Ideals having the same norm as a prime ideal in ring of integers of a number field Let $K$ be a number field and $\mathcal{O}_K$ its ring of integers. Let $\mathfrak{p}$ be a prime ideal of $\mathcal{O}_K$, and $I$ be an ideal of $\mathcal{O}_K$ such that $N(I) = N(\mathfrak{p})$, where $N(\cdot)$ is the ideal norm (i.e., $N(I) = |\mathcal{O}_K/I|$). Is it true that:
(a) $I$ is a prime ideal;
(b) $[I]$ and $[\mathfrak{p}]$ have the same order in the ideal class group?
Any help appreciated.
 A: The following is perhaps too long for a comment, so I'll put it in the answer. By looking at LMFDB I found that the cubic field $\mathbb{Q}(\sqrt[3]{11})$ has class number $2$. The Minkowski bound is $M = \dfrac{4}{\pi}\cdot \dfrac{6}{27} \sqrt{3267} = \dfrac{88}{\sqrt{3}\pi}<17$, so we need to consider the factorizations of $(p)$ for $p=2,3,5,7,11,13$ in $\mathcal{O}_{\mathbb{Q}(\sqrt[3]{11})}$. The LMFDB page shows that $7$ and $13$ remains inert in $\mathbb{Q}(\sqrt[3]{11})$. $3$ and $11$ factor into prime elements in  $\mathcal{O}_{\mathbb{Q}(\sqrt[3]{11})}$: $3 = (-2+\sqrt[3]{11})^2(20+9\sqrt[3]{11}+4\sqrt[3]{121}), 11=(\sqrt[3]{11})^3$. The factorizations of $(2)$ and $(5)$ are
$$(2) = (2,5-\sqrt[3]{121})(2,25+11\sqrt[3]{11}+5\sqrt[3]{121})$$
$$(5) = (5,9-4\sqrt[3]{11})(5,81+36\sqrt[3]{11}+16\sqrt[3]{121})$$
The ideal $(2,5-\sqrt[3]{121})$ has norm $2$ and $(5,9-4\sqrt[3]{11})$ has norm $5$, so they are prime ideals. Since $p=2,5$ have Frobenius cycle type $2,1$, the other factors are also prime ideals. $(2,5-\sqrt[3]{121})$ is not principal: $(2,5-\sqrt[3]{121})(5,9-4\sqrt[3]{11}) = (-1+\sqrt[3]{11})$ is principal, if $(2,5-\sqrt[3]{121})$ is principal then $(2)$ and $(5)$ both factor into principal ideals, which would imply that $\mathbb{Q}(\sqrt[3]{11})$ has class number $1$, a contradiction.
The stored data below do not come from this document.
bool describeFrame(const char* what, int numPlanes, const uint8_t* const* dIn, uint8_t* const* dOut, const int* inW, const int* inH,
                   const int* inPitch, const int* outW, const int* outH, const int* outPitch, FramePlanes& f) {
  if (!dIn || !dOut || !inW || !inH || !inPitch || !outW || !outH || !outPitch) {
    std::printf("%s. Error: a NULL argument\n", what);
    return false;
  }
  if (numPlanes < 1 || numPlanes > kPlaneLanes) {
    std::printf("%s. Error: %d planes (1..%d supported)\n", what, numPlanes, kPlaneLanes);
    return false;
  }
  f.numPlanes = numPlanes;
  for (int p = 0; p < numPlanes; ++p) {
    if (!dIn[p] || !dOut[p] || inW[p] <= 0 || inH[p] <= 0 || outW[p] <= 0 || outH[p] <= 0 || inPitch[p] < inW[p] || outPitch[p] < outW[p]) {
      std::printf("%s. Error: invalid description of plane %d\n", what, p);
      return false;
    }
    f.in[p] = dIn[p]; f.out[p] = dOut[p];
    f.inW[p] = inW[p]; f.inH[p] = inH[p]; f.inPitch[p] = inPitch[p];
    f.outW[p] = outW[p]; f.outH[p] = outH[p]; f.outPitch[p] = outPitch[p];
  }
  return true;
}

void setPose(FrameTransformContext& ctx, const T360Pose& pose) {
  ctx.fixed_yaw = pose.yaw;
  ctx.fixed_pitch = pose.pitch;
  ctx.fixed_roll = pose.roll;
  ctx.fixed_hfov = pose.hfov;
  ctx.fixed_vfov = pose.vfov;
}

std::string formatted(const char* fmt, ...) __attribute__((format(printf, 1, 2)));
std::string formatted(const char* fmt, ...) {
  char buf[320];
  va_list args;
  va_start(args, fmt);
  std::vsnprintf(buf, sizeof(buf), fmt, args);
  va_end(args);
  return buf;
}
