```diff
diff --git a/laudnet_amd/laud_resnet.py b/laudnet_amd/laud_resnet.py
--- a/laudnet_amd/laud_resnet.py
+++ b/laudnet_amd/laud_resnet.py
@@ -399,6 +399,16 @@
         _, h2 = dense_channel_convs(xn.reshape(B * Hi * Wi, Cin), B, (Hi, Wi, Ho, Wo, self.stride), p["w1"], p["w2_nk"], p["s1"], p["t1"],
                                     p["c1"], p["s2"], p["t2_tab"], p["c2"], chm2d, ix)
         cout = p["w3_nk"].shape[0]
+        if (self.downsample is not None and self.use_s4_fold and ops.get_math_mode() == "bf16x3" and ops.dense_kernel_ok()
+                and ops.conv_rows_two_width(W, Cin, cout, B * Ho * Wo)):
+            if "w3d" not in p:
+                with torch.no_grad():
+                    p["w3d"] = torch.cat((p["w3s"], p["wd"].reshape(cout, Cin) * p["sd"].view(-1, 1)), dim=1).contiguous()
+                    p["t3cd"] = (p["t3c"] + p["td"]).contiguous()
+            out = torch.empty(B, Ho, Wo, cout, device=dev, dtype=torch.float32)
+            ops.conv_rows_two(h2[:B * Ho * Wo], xn.reshape(B * Hi * Wi, Cin), p["w3d"], p["t3cd"], out.view(B * Ho * Wo, cout),
+                              b_rows=strided_rows(B, Hi, Wi, Ho, Wo, p["ds_stride"], dev), relu=1)
+            return self._finish_channel(out, mask, cnt, None)
         if self.downsample is not None:
             identity = torch.empty(B, Ho, Wo, cout, device=dev, dtype=torch.float32)
             self._shortcut(xn, p, identity)
@@ -409,6 +419,8 @@
         ops.conv_rows(h2, p["w3_nk"], None, p["t3c"], out.view(B * Ho * Wo, cout), taps=1, m_cap=ix.cap3, relu=1,
                       residual2d=identity.view(B * Ho * Wo, cout))
         return self._finish_channel(out, mask, cnt, None)
+
+    use_s4_fold = os.environ.get("LDN_S4_FOLD", "1") != "0"
 
     use_fused_head = True
     fused_head_widths = tuple(int(t) for t in os.environ.get("LDN_HEAD_WIDTHS", "64,128,256").split(","))
diff --git a/laudnet_amd/ops.py b/laudnet_amd/ops.py
--- a/laudnet_amd/ops.py
+++ b/laudnet_amd/ops.py
@@ -443,6 +443,23 @@
     return out2d
 
 
+def conv_rows_two_width(cin1, cin2, cout, rows):
+    return L.load().ldn_conv_rows_two_width(int(cin1), int(cin2), int(cout), int(rows))
+
+
+def conv_rows_two(a2d, b2d, w, shift, out2d, *, b_rows=None, relu=1):
+    L.require_device(a2d, b2d, w, out2d, b_rows)
+    cout, cin = w.shape
+    cin1 = a2d.shape[1]
+    m_cap = out2d.shape[0]
+    if a2d.shape[0] < m_cap or (b_rows is not None and b_rows.numel() < m_cap) or (b_rows is None and b2d.shape[0] < m_cap) or out2d.shape[1] != cout:
+        raise L.LdnError("conv_rows_two: a2d / b_rows must cover the rows of out2d [rows, cout]")
+    L.check(L.load().ldn_conv_rows_two(L.ptr(_f32rows(a2d, "a")), a2d.stride(0), L.ptr(_f32rows(b2d, "b")), b2d.stride(0), L.ptr(_i32c(b_rows, "b_rows")),
+                                       m_cap, L.ptr(split_rows_weight(w)), cin1, cin - cin1, cout, L.ptr(_f32c(shift, "shift")), relu,
+                                       L.ptr(_f32rows(out2d, "out")), out2d.stride(0), L.stream_ptr(out2d)), "ldn_conv_rows_two")
+    return out2d
+
+
 def wgrad_rows_ok(cin, cout, taps):
     return bool(L.load().ldn_wgrad_rows_ok(int(cin), int(cout), int(taps)))
 
```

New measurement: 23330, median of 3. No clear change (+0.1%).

As a result, if we pick $I = (5-\sqrt[3]{121})$ and $\mathfrak{p} = (2,25+11\sqrt[3]{11}+5\sqrt[3]{121})$, then $N(I)=N(\mathfrak{p}) = 4$, and $I$ is not a prime ideal; what's more, $I$ is principal while $\mathfrak{p}$ is not. (The same happens for $I = (9-4\sqrt[3]{11})$ and $\mathfrak{p} = (5,81+36\sqrt[3]{11}+16\sqrt[3]{121})$.)